According to Cohen, when it comes to probiotic safety, there are no guarantees.
Potential risks of probiotics
What product labels fail to mention is that probiotics can cause infections and allergic reactions in some people, particularly those who are immunocompromised. Since probiotics contain live microorganisms, contamination of the blood with bacteria or fungi is a possibility, which can lead to sepsis (blood poisoning), which can be fatal.
Because of their underdeveloped immune systems, preterm infants are also susceptible to infections from probiotics.
One such incident recently made headlines, causing the US Food and Drug Administration to issue a warning letter to healthcare providers, reminding them that “the FDA has not approved any probiotic product for use as a drug or biological product in infants.”
Antibiotic resistance is another issue. Research suggests that most strains of Lactobacillus, Lactococcus, and Bifidobacteria are generally benign, but when taken simultaneously over the long-term with broad-spectrum antibiotics, there is a rare chance that bacteria and yeast become multidrug-resistant as a result of genes being transferred from probiotics to pathogenic bacteria in the gut.

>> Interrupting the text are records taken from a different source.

+            z = fmaf((v.x - amu.x) * ais.x, agm.x, abt.x); if (in.mask) z *= mk.x; v.x = z < 0.f ? z * LRELU_SLOPE : z;
+            z = fmaf((v.y - amu.y) * ais.y, agm.y, abt.y); if (in.mask) z *= mk.y; v.y = z < 0.f ? z * LRELU_SLOPE : z;
+            z = fmaf((v.z - amu.z) * ais.z, agm.z, abt.z); if (in.mask) z *= mk.z; v.z = z < 0.f ? z * LRELU_SLOPE : z;
+            z = fmaf((v.w - amu.w) * ais.w, agm.w, abt.w); if (in.mask) z *= mk.w; v.w = z < 0.f ? z * LRELU_SLOPE : z;
+          }
+          *reinterpret_cast<float4*>(xs + (e >> 3) * XP + (e & 7) * 4) = v;
+        }
+        fetch(u, img + (int64_t)LA * gridDim.x);
+      }
+      __syncthreads();
+      float acc = b0;
+#pragma unroll
+      for (int t = 0; t < 4; ++t) {
+        if (src[t] >= 0) {
+          const float4* row = reinterpret_cast<const float4*>(xs + src[t] * XP);
+          const float4* wr = reinterpret_cast<const float4*>(wcls + t * 32);
+#pragma unroll
+          for (int k = 0; k < 8; ++k) {
+            const float4 a = row[k], wv = wr[k];
+            acc = fmaf(a.x, wv.x, acc); acc = fmaf(a.y, wv.y, acc);
+            acc = fmaf(a.z, wv.z, acc); acc = fmaf(a.w, wv.w, acc);
+          }
+        }
+      }
+      outs[4 * lane + cls] = acc;
+      s1 += (double)acc;
+      s2 = fma((double)acc, (double)acc, s2);
+      __syncthreads();
+      Y[img * 256 + tid] = outs[tid];
+    }
+  }
+  }();
 #pragma unroll
   for (int off = 32; off > 0; off >>= 1) { s1 += __shfl_xor(s1, off, 64); s2 += __shfl_xor(s2, off, 64); }
   if (lane == 0) { red[cls] = s1; red[4 + cls] = s2; }
@@ -626,18 +638,23 @@
   }
 }
 
+#ifndef DVG_DEC_TAIL_LA
+#define DVG_DEC_TAIL_LA 2
+#endif
+constexpr int DEC_TAIL_LA = DVG_DEC_TAIL_LA;
+
 int dec_conv3_blocks(int64_t N) { return (int)(N < special_block_cap() ? N : special_block_cap()); }
 
 int launch_dec_conv3_fwd(const float* X, int64_t N, const float* w, const float* b, float* Y, float* stats_part,
                          hipStream_t s) {
-  DVG_LAUNCH(K_DEC_CONV3_FWD, dec_conv3_fwd_kernel<false>, dim3((unsigned)dec_conv3_blocks(N)), dim3(256), 0, s, X, DecActIn{}, N,
+  DVG_LAUNCH(K_DEC_CONV3_FWD, (dec_conv3_fwd_kernel<false, DEC_TAIL_LA>), dim3((unsigned)dec_conv3_blocks(N)), dim3(256), 0, s, X, DecActIn{}, N,
              w, b, Y, stats_part);
   return DVG_OK;
 }
 
 int launch_dec_conv3_fwd_act(const DecActIn& in, int64_t N, const float* w, const float* b, float* Y, float* stats_part,
                              hipStream_t s) {
-  DVG_LAUNCH(K_DEC_CONV3_FWD, dec_conv3_fwd_kernel<true>, dim3((unsigned)dec_conv3_blocks(N)), dim3(256), 0, s, nullptr, in, N,
+  DVG_LAUNCH(K_DEC_CONV3_FWD, (dec_conv3_fwd_kernel<true, DEC_TAIL_LA>), dim3((unsigned)dec_conv3_blocks(N)), dim3(256), 0, s, nullptr, in, N,
              w, b, Y, stats_part);
   return DVG_OK;
 }
@@ -708,7 +725,7 @@
 }
 
 
-template <bool APPLY>
+template <bool APPLY, int LA>
 __global__ __launch_bounds__(256) void dec_conv3_bwd_fused_kernel(DecActIn in, int64_t N, const float* __restrict__ dY3,
                                                                   const float* __restrict__ w,
                                                                   const float* __restrict__ sum_dz,
@@ -749,95 +766,116 @@
   for (int k = 0; k < 8; ++k) { a1[k] = 0.f; a2[k] = 0.f; }
   const float ks = 1.0f / DROPOUT_KEEP;
   __syncthreads();
-  float4 ny0 = {0.f, 0.f, 0.f, 0.f}, ny1 = ny0, nk0 = {1.f, 1.f, 1.f, 1.f}, nk1 = nk0;
-  float ndy = 0.f;
-  auto fetch = [&](int64_t img) {
+  constexpr bool MASK_LDS = LA > 1;
+  __shared__ __align__(16) float mks[MASK_LDS ? 32 : 4];
+  float4 ny0[LA], ny1[LA], nk0 = {1.f, 1.f, 1.f, 1.f}, nk1 = nk0;
+  float ndy[LA], nmk[LA];
+  auto fetch = [&](int st, int64_t img) {
     if (!dg) return;
     const int64_t im = img < N ? img : N - 1;
+    if (in.mask) {
+      if (MASK_LDS) {
+        if (tid < 32) nmk[st] = in.mask[im * 32 + tid];
+      } else {
+        const float4* mp = reinterpret_cast<const float4*>(in.mask + im * 32 + cg);
+        nk0 = mp[0]; nk1 = mp[1];
+      }
+    }
     const float4* yp = reinterpret_cast<const float4*>(in.y + (im * 64 + q) * 32 + cg);
-    ny0 = yp[0]; ny1 = yp[1];
-    if (in.mask) {
-      const float4* mp = reinterpret_cast<const float4*>(in.mask + im * 32 + cg);
-      nk0 = mp[0]; nk1 = mp[1];
-    }
-    ndy = dY3[im * 256 + tid];
+    ny0[st] = yp[0]; ny1[st] = yp[1];
+    ndy[st] = dY3[im * 256 + tid];
   };
-  fetch(blockIdx.x);
-  for (int64_t img = blockIdx.x; img < N; img += gridDim.x) {
-    __syncthreads();
-    if (dg) dys[tid] = ndy;
-    float zh[8], sl[8];
-    const float4 y0 = ny0, y1 = ny1, k0 = nk0, k1 = nk1;
-    fetch(img + gridDim.x);
-    if (dg) {
-      const float yv[8] = {y0.x, y0.y, y0.z, y0.w, y1.x, y1.y, y1.z, y1.w};
-      const float kv[8] = {k0.x, k0.y, k0.z, k0.w, k1.x, k1.y, k1.z, k1.w};
-      float xv[8];
-#pragma unroll
-      for (int k = 0; k < 8; ++k) {
-        zh[k] = (yv[k] - cst[0][cg + k]) * cst[1][cg + k];
-        float z = fmaf(zh[k], cst[2][cg + k], cst[3][cg + k]);
-        const float mk = in.mask ? kv[k] * ks : 1.0f;
-        if (in.mask) z *= mk;
-        xv[k] = z < 0.f ? z * LRELU_SLOPE : z;
-        sl[k] = ((xv[k] > 0.f) ? 1.0f : LRELU_SLOPE) * mk;
-      }
-      if (!APPLY) {
-        float4* xd = reinterpret_cast<float4*>(xs + q * 32 + cg);
-        xd[0] = make_float4(xv[0], xv[1], xv[2], xv[3]);
-        xd[1] = make_float4(xv[4], xv[5], xv[6], xv[7]);
-      }
-    }
-    __syncthreads();
-#pragma unroll
-    for (int k = 0; k < 3; ++k) {
-      float g = 0.f;
-#pragma unroll
-      for (int u = 0; u < 4; ++u) g += gsrc[k][u] >= 0 ? dys[gsrc[k][u]] : 0.f;
-      if (tid + 256 * k < 576) G[tid + 256 * k] = g;
-    }
-    __syncthreads();
-    if (dg) {
-      float o[8] = {0.f, 0.f, 0.f, 0.f, 0.f, 0.f, 0.f, 0.f};
-#pragma unroll
-      for (int t = 0; t < 9; ++t) {
-        const float g = G[q * 9 + t];
-        const float* wr = ws + t * 32 + cg;
-#pragma unroll
-        for (int k = 0; k < 8; ++k) o[k] = fmaf(g, wr[k], o[k]);
-      }
-      float v[8];
-#pragma unroll
-      for (int k = 0; k < 8; ++k) {
-        const float dz = o[k] * sl[k];
+#pragma unroll
+  for (int st = 0; st < LA; ++st) {
+    nmk[st] = 1.f;
+    fetch(st, blockIdx.x + (int64_t)st * gridDim.x);
+    __builtin_amdgcn_sched_barrier(0);
+  }
+  if (MASK_LDS && tid < 32) mks[tid] = nmk[0];
+  for (int64_t img0 = blockIdx.x; img0 < N; img0 += (int64_t)LA * gridDim.x) {
+#pragma unroll
+    for (int st = 0; st < LA; ++st) {
+      const int64_t img = img0 + (int64_t)st * gridDim.x;
+      if (img >= N) break;
+      __syncthreads();
+      if (dg) dys[tid] = ndy[st];
+      float zh[8], sl[8];
+      const float4 y0 = ny0[st], y1 = ny1[st];
+      const float4 k0 = MASK_LDS ? *reinterpret_cast<const float4*>(mks + cg) : nk0;
+      const float4 k1 = MASK_LDS ? *reinterpret_cast<const float4*>(mks + cg + 4) : nk1;
+      if (LA == 1) fetch(st, img + (int64_t)LA * gridDim.x);
+      if (dg) {
+        const float yv[8] = {y0.x, y0.y, y0.z, y0.w, y1.x, y1.y, y1.z, y1.w};
+        const float kv[8] = {k0.x, k0.y, k0.z, k0.w, k1.x, k1.y, k1.z, k1.w};
+        float xv[8];
+#pragma unroll
+        for (int k = 0; k < 8; ++k) {
+          zh[k] = (yv[k] - cst[0][cg + k]) * cst[1][cg + k];
+          float z = fmaf(zh[k], cst[2][cg + k], cst[3][cg + k]);
+          const float mk = in.mask ? kv[k] * ks : 1.0f;
+          if (in.mask) z *= mk;
+          xv[k] = z < 0.f ? z * LRELU_SLOPE : z;
+          sl[k] = ((xv[k] > 0.f) ? 1.0f : LRELU_SLOPE) * mk;
+        }
+        if (!APPLY) {
+          float4* xd = reinterpret_cast<float4*>(xs + q * 32 + cg);
+          xd[0] = make_float4(xv[0], xv[1], xv[2], xv[3]);
+          xd[1] = make_float4(xv[4], xv[5], xv[6], xv[7]);
+        }
+      }
+      if (LA > 1) fetch(st, img + (int64_t)LA * gridDim.x);
+      __syncthreads();
+#pragma unroll
+      for (int k = 0; k < 3; ++k) {
+        float g = 0.f;
+#pragma unroll
+        for (int u = 0; u < 4; ++u) g += gsrc[k][u] >= 0 ? dys[gsrc[k][u]] : 0.f;
+        if (tid + 256 * k < 576) G[tid + 256 * k] = g;
+      }
+      __syncthreads();
+      if (MASK_LDS && in.mask && tid < 32) mks[tid] = nmk[(st + 1) % LA];
+      if (dg) {
+        float o[8] = {0.f, 0.f, 0.f, 0.f, 0.f, 0.f, 0.f, 0.f};
+#pragma unroll
+        for (int t = 0; t < 9; ++t) {
+          const float g = G[q * 9 + t];
+          const float* wr = ws + t * 32 + cg;
+#pragma unroll
+          for (int k = 0; k < 8; ++k) o[k] = fmaf(g, wr[k], o[k]);
+        }
+        float v[8];
+#pragma unroll
+        for (int k = 0; k < 8; ++k) {
+          const float dz = o[k] * sl[k];
+          if (APPLY) {
+            v[k] = cst[4][cg + k] * (dz - cst[5][cg + k] - zh[k] * cst[6][cg + k]);
+            a1[k] += v[k];
+          } else {
+            a1[k] += dz;
+            a2[k] = fmaf(dz, zh[k], a2[k]);
+          }
+        }
         if (APPLY) {
-          v[k] = cst[4][cg + k] * (dz - cst[5][cg + k] - zh[k] * cst[6][cg + k]);
-          a1[k] += v[k];
-        } else {
-          a1[k] += dz;
-          a2[k] = fmaf(dz, zh[k], a2[k]);
-        }
-      }
-      if (APPLY) {
-        float4* dst = reinterpret_cast<float4*>(dY2 + (img * 64 + q) * 32 + cg);
-        dst[0] = make_float4(v[0], v[1], v[2], v[3]);
-        dst[1] = make_float4(v[4], v[5], v[6], v[7]);
-      }
-    }
-    if constexpr (!APPLY) {
-      float av[4], b0[4], b1[4];
-#pragma unroll
-      for (int s4 = 0; s4 < 4; ++s4) {
-        const int qq = 16 * wv + 4 * s4 + mq;
-        av[s4] = G[qq * 9 + (mt < 9 ? mt : 0)];
-        b0[s4] = xs[qq * 32 + mt];
-        b1[s4] = xs[qq * 32 + 16 + mt];
-      }
-#pragma unroll
-      for (int s4 = 0; s4 < 4; ++s4) {
-        const float a_ = mt < 9 ? av[s4] : 0.f;
-        wacc[0] = __builtin_amdgcn_mfma_f32_16x16x4f32(a_, b0[s4], wacc[0], 0, 0, 0);
-        wacc[1] = __builtin_amdgcn_mfma_f32_16x16x4f32(a_, b1[s4], wacc[1], 0, 0, 0);
+          float4* dst = reinterpret_cast<float4*>(dY2 + (img * 64 + q) * 32 + cg);
+          dst[0] = make_float4(v[0], v[1], v[2], v[3]);
+          dst[1] = make_float4(v[4], v[5], v[6], v[7]);
+        }
+      }
+      if constexpr (!APPLY) {
+        float av[4], b0[4], b1[4];
+#pragma unroll
+        for (int s4 = 0; s4 < 4; ++s4) {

Poor quality control by manufacturers also poses risks. With lax regulations on dietary supplements, not only can products be of low-quality, with lower numbers of active bacteria than what the label states—they may also contain microorganisms other than those explicitly listed.
Although unexpectedly lower colony-forming units (CFUs) of bacterial strains technically constitute false advertising, the probiotic would simply be less potent than expected, not more harmful. On the other hand, undisclosed or undetected microorganisms carry a greater risk because they could potentially be pathogenic, such as E. coli or Salmonella.
Making informed choices
Despite these potential risks, consumers who wish to take probiotics can still make informed choices by doing some of their own research. Being aware of misconceptions and myths is also important.
One misconception has to do with the terms “probiotic” and “fermented”, which are not synonymous. Although fermented foods such as yogurt, kimchi, and sauerkraut are natural sources of probiotics, wine, beer, and sourdough bread — although also fermented — do not retain any living microbes because of their preparation process.
Ditto for Kombucha, a popular fermented drink made from sugar, black or green tea, the liquid from a previous batch, and a symbiotic mixture of bacteria and yeast known as “mother” or “Scoby”. Although it has been touted as a health food product and certain brands may add probiotics, the bacteria naturally present in kombucha has not been proven to be probiotic. Scoby also has the same issue as probiotic supplements — it can potentially cause infections in the immunosuppressed.
To help navigate the confusion surrounding probiotics, guides are available that can assist clinicians and consumers in making informed decisions. For example, the Clinical Guide to Probiotic Products Available in USA assigns a level of recommendation to a probiotic based on the available scientific evidence and is annually reviewed and updated with the latest research findings.
NSF, an independent, third-party product verification organization, rigorously tests supplements for contaminants, but not efficacy. Approved products on the market, including probiotics, bear the NSF certification mark and can be searched in their online database, giving consumers some peace of mind.